The first book was two novellas originally, but it appeared to be straight fantasy. In fact, the first trilogy appeared to be straight fantasy. There was the hint of lost technology which could be greater I believe, but not until you got either far ahead in the main series or read some of the backstory books would you realize that it was "sufficiently analyzed magic". 
The first of which was Dragonsdawn I believe, but this was not until 20 years after the first book.


----------



## Steerpike (Jan 24, 2013)

Zero Angel said:


> The first book was two novellas originally, but it appeared to be straight fantasy. In fact, the first trilogy appeared to be straight fantasy. There was the hint of lost technology which could be greater I believe, but not until you got either far ahead in the main series or read some of the backstory books would you realize that it was "sufficiently analyzed magic".
> The first of which was Dragonsdawn I believe, but this was not until 20 years after the first book.

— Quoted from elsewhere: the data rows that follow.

## Merge Newton update-failure vote into convergence ballot and cache storage/shunt sums in registers

The Newton loop now folds the post-LU pivot and finiteness checks into the next iteration's convergence ballot, which removes one wave-wide vote per iteration. It also computes the diagonal-term products before the LDS barrier and clears the A fill slots before the update step. Separately, for single-warp, multi-instance configurations it keeps the storage and shunt bus contributions in registers across env steps, skips re-clearing the disc_round array every step when there is no cascade, and reads the DC-flag from an LDS copy. These changes cut per-iteration sync and per-step global traffic, at the cost of more register pressure and a one-iteration delay in reporting an update failure.

Result: no change. 211.1 million env steps/sec, median of 5 (+0.2%).

```diff
diff --git a/grid2op_amd/csrc/gridpf_sparse.hpp b/grid2op_amd/csrc/gridpf_sparse.hpp
--- a/grid2op_amd/csrc/gridpf_sparse.hpp
+++ b/grid2op_amd/csrc/gridpf_sparse.hpp
@@ -1285,6 +1285,7 @@
       GPF_LSYNC();
       GPF_STAMPS(10);
       asm volatile("; GPF_NEWTON_NWR_BEGIN" ::: "memory");
+      bool upd_fail = false, upd_nonfin = false;
       while (true) {
         if (p_on) {
           const double2 efu = EF(u), efv = EF(v);
@@ -1300,19 +1301,22 @@
           if (acc_u) { atomicAdd(SreP(u), tr_); atomicAdd(SimP(u), ti_); }
           if (acc_v) { atomicAdd(SreP(v), sr_); atomicAdd(SimP(v), si_); }
         }
+        double tr_ = 0.0, ti_ = 0.0;
+        double2 r0 = make_double2(0.0, 0.0), r1 = make_double2(0.0, 0.0);
+        if (b_on) {
+          const double2 ydiag = NWR_YD;
+          t_of(ydiag, e, f, e, f, tr_, ti_);
+          r0 = make_double2(rowP ? ti_ : 0.0, (rowP && rowQ) ? tr_ * ivm : 0.0);
+          r1 = make_double2((rowQ && rowP) ? -tr_ : 0.0, rowQ ? ti_ * ivm : 0.0);
+        }
         GPF_LSYNC();
         if (it == 0) GPF_STAMPS(11);
         double fabs_mis = 0.0;
         bool bad = false;
         if (b_on) {
           Sr = *SreP(ib); Si = *SimP(ib);
-          const double2 ydiag = NWR_YD;
           const double psp = NWR_PSP, qsp = NWR_QSP;
-          double tr_, ti_;
-          t_of(ydiag, e, f, e, f, tr_, ti_);
           if (diag_on) { Sr += tr_; Si += ti_; }
-          const double2 r0 = make_double2(rowP ? ti_ : 0.0, (rowP && rowQ) ? tr_ * ivm : 0.0);
-          const double2 r1 = make_double2((rowQ && rowP) ? -tr_ : 0.0, rowQ ? ti_ * ivm : 0.0);
           *reinterpret_cast<double2*>(Ad0) = make_double2(rowP ? r0.x - Si : 1.0, rowQ ? fma(Sr, ivm, r0.y) : r0.y);
           *reinterpret_cast<double2*>(Ad1) = make_double2(rowQ ? r1.x + Sr : r1.x, rowQ ? fma(Si, ivm, r1.y) : 1.0);
           const double mp = rowP ? (Sr - psp) : 0.0;
@@ -1323,8 +1327,9 @@
           fabs_mis = am;
         }
         if (!done) {
-          const unsigned fl = G::template any2<0>(!(fabs_mis < tol_pu), bad);
-          if (fl & 2u) { status = 1; done = true; }
+          const unsigned fl = G::template any_bits<0, 4>((!(fabs_mis < tol_pu) ? 1u : 0u) | (bad ? 2u : 0u) | (upd_fail ? 4u : 0u) | (upd_nonfin ? 8u : 0u));
+          if (fl & 12u) { status = 4; done = true; }
+          else if (fl & 2u) { status = 1; done = true; }
           else if (!(fl & 1u)) { converged = true; done = true; }
           else if (it >= max_iter) done = true;
           else ++it;
@@ -1338,6 +1343,7 @@
         const bool ok = lu_ac(nullptr);
 #endif
         if (it == 1) GPF_STAMPS(13);
+        for (int i = S.nslot_y * 2 + tid; i < S.nslot * 2; i += GW) { c.A[i] = 0.0; c.A[HS + i] = 0.0; }
         bool fin = true, piv_ok = true;
         if (b_on) {
           double2 dx = make_double2(*rhsT(ib), *rhsV(ib));
@@ -1361,9 +1367,8 @@
           *SreP(ib) = 0.0;
           *SimP(ib) = 0.0;
         }
-        for (int i = S.nslot_y * 2 + tid; i < S.nslot * 2; i += GW) { c.A[i] = 0.0; c.A[HS + i] = 0.0; }
+        upd_fail = !ok || !piv_ok; upd_nonfin = !fin;
         GPF_LSYNC();
-        if (!done && G::template any2<1>(!ok || !piv_ok, !fin) != 0u) { status = 4; done = true; }
         if (it == 1) GPF_STAMPS(14);
         asm volatile("; GPF_NEWTON_NWR_BACKEDGE" ::: "memory");
       }
@@ -2351,6 +2356,12 @@
   const bool tobs = b.traj_out != nullptr;
   FlatWords<flat_words_ct<NB, IPW, WPI>()> FW;
   flat_words_load<GW>(FW, FL, gptr(S.flat[GWI]), tid0);
+  constexpr bool W1 = WPI == 1;
+  constexpr bool SS_REGS = W1 && IPW > 1 && !env_on;
+  const bool ss_fit = SS_REGS && g.n_sto <= GW && g.n_shunt <= GW;
+  bool ss_held = false;
+  int ss_sto_b = -1, ss_sh_b = -1;
+  double ss_sto_p = 0.0, ss_sto_q = 0.0, ss_sh_g = 0.0;
   for (int step = 0; step < sa.n_steps; ++step) {
     GPF_REDERIVE();
     const bool last = step + 1 == sa.n_steps;
@@ -2469,6 +2480,28 @@
         }
       }
       GPF_STAMPS(29);
+      if (SS_REGS && ss_fit && sums_in_k9 && lane9) {
+        if (!ss_held) {
+          ss_sto_b = -1; ss_sh_b = -1;
+          if (tid < g.n_sto) {
+            const int bu = c.sto_b[tid];
+            if (bu >= 0) {
+              const double sp = STAGE ? c.inj[oo.inj_sto_p + tid] : (double)inj_g[oo.inj_sto_p + tid];
+              const double sq = STAGE ? c.inj[oo.inj_sto_q + tid] : (double)inj_g[oo.inj_sto_q + tid];
+              ss_sto_b = bu; ss_sto_p = -sp * inv_sn9; ss_sto_q = -sq * inv_sn9;
+            }
+          }
+          if (tid < g.n_shunt) {
+            const int bu = c.sh_b[tid];
+            if (bu >= 0) {
+              const double hp = STAGE ? c.inj[oo.inj_sh_p + tid] : (double)inj_g[oo.inj_sh_p + tid];
+              ss_sh_b = bu; ss_sh_g = hp * sv.shunt_fact[tid] * inv_sn9;
+            }
+          }
+        }
+        if (ss_sto_b >= 0) { atomicAdd(&c.Psp[ss_sto_b], ss_sto_p); atomicAdd(&c.Qsp[ss_sto_b], ss_sto_q); }
+        if (ss_sh_b >= 0) atomicAdd(&c.Gs[ss_sh_b], ss_sh_g);
+      } else
       if (sums_in_k9 && lane9) {
         for (int i = tid; i < g.n_sto; i += gw9) {
           const int bu = c.sto_b[i];
@@ -2487,6 +2520,7 @@
           }
         }
       }
+      if (SS_REGS) ss_held = ss_fit && sums_in_k9;
       GPF_SYNC_IF(!STAGE && !skip_inj);
       GPF_STAMPS(30);
     }
@@ -2494,7 +2528,7 @@
     float a_first = 0.f;
     {
       const auto dround = gptr(b.disc_round) + (size_t)inst * g.n_line;
-      for (int l = tid; l < g.n_line; l += GW) dround[l] = -1;
+      if (!W1 || step == 0 || sa.cascade) for (int l = tid; l < g.n_line; l += GW) dround[l] = -1;
       const auto inc_flag = (GPF_GLOBAL int*)(gptr(b.rho) + (size_t)inst * g.n_line);
       if (sa.cascade) for (int l = tid + GW; l < g.n_line; l += GW) inc_flag[l] = 0;
       inc_first = 0;
@@ -2507,7 +2541,7 @@
       GPF_REDERIVE();
       int it_k = 0, nb_k = 0;
       SolveCtl ctl;
-      ctl.inj_staged = true; ctl.topo_staged = first; ctl.reuse = first && reuse; ctl.dcf = P->dcf != 0 && (sa.n_steps > 1 || keep_on); ctl.write_bus = last; ctl.warm = sa.warm_start != 0 && !(keep_hit && step == 0); ctl.sums_done = first && sums_in_k9;
+      ctl.inj_staged = true; ctl.topo_staged = first; ctl.reuse = first && reuse; ctl.dcf = (W1 ? lds_dcf : P->dcf != 0) && (sa.n_steps > 1 || keep_on); ctl.write_bus = last; ctl.warm = sa.warm_start != 0 && !(keep_hit && step == 0); ctl.sums_done = first && sums_in_k9;
       orow = otraj ? step * (int)b.lane_stride + inst : inst;
       ctl.otraj = otraj; ctl.orow = orow; ctl.write_topo = otraj || (keep_hit && step == 0);
       ctl.tc_rebuild = keep_hit && step == 0;
@@ -2589,7 +2623,7 @@
         for (int l = tid; l < g.n_line; l += GW) {
           int cd = cool[l];
           cd = cd > 0 ? cd - 1 : 0;
-          if (dround[l] >= 0) cd = sa.nb_ts_reco;
+          if ((!W1 || sa.cascade) && dround[l] >= 0) cd = sa.nb_ts_reco;
           if (b.maint_dur) { const int md = (int)mdur[l]; cd = md > cd ? md : cd; }
           cool[l] = cd;
           if (tcool) tcool[l] = (short)(cd > 32767 ? 32767 : cd);
```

It may be that when I read it, I already knew about the sci-fi angle so I was reading it into the story. The book had been around close to twenty years by that time. I remember liking it well enough, though I never read the whole series.


----------



## scottmarlowe (Feb 3, 2013)

Rise of Legends... whoa. Very cool.

I think the two work together very well, especially if they're in equal measure. A lot of great possibilities there.


----------



## Rjames112 (Apr 16, 2013)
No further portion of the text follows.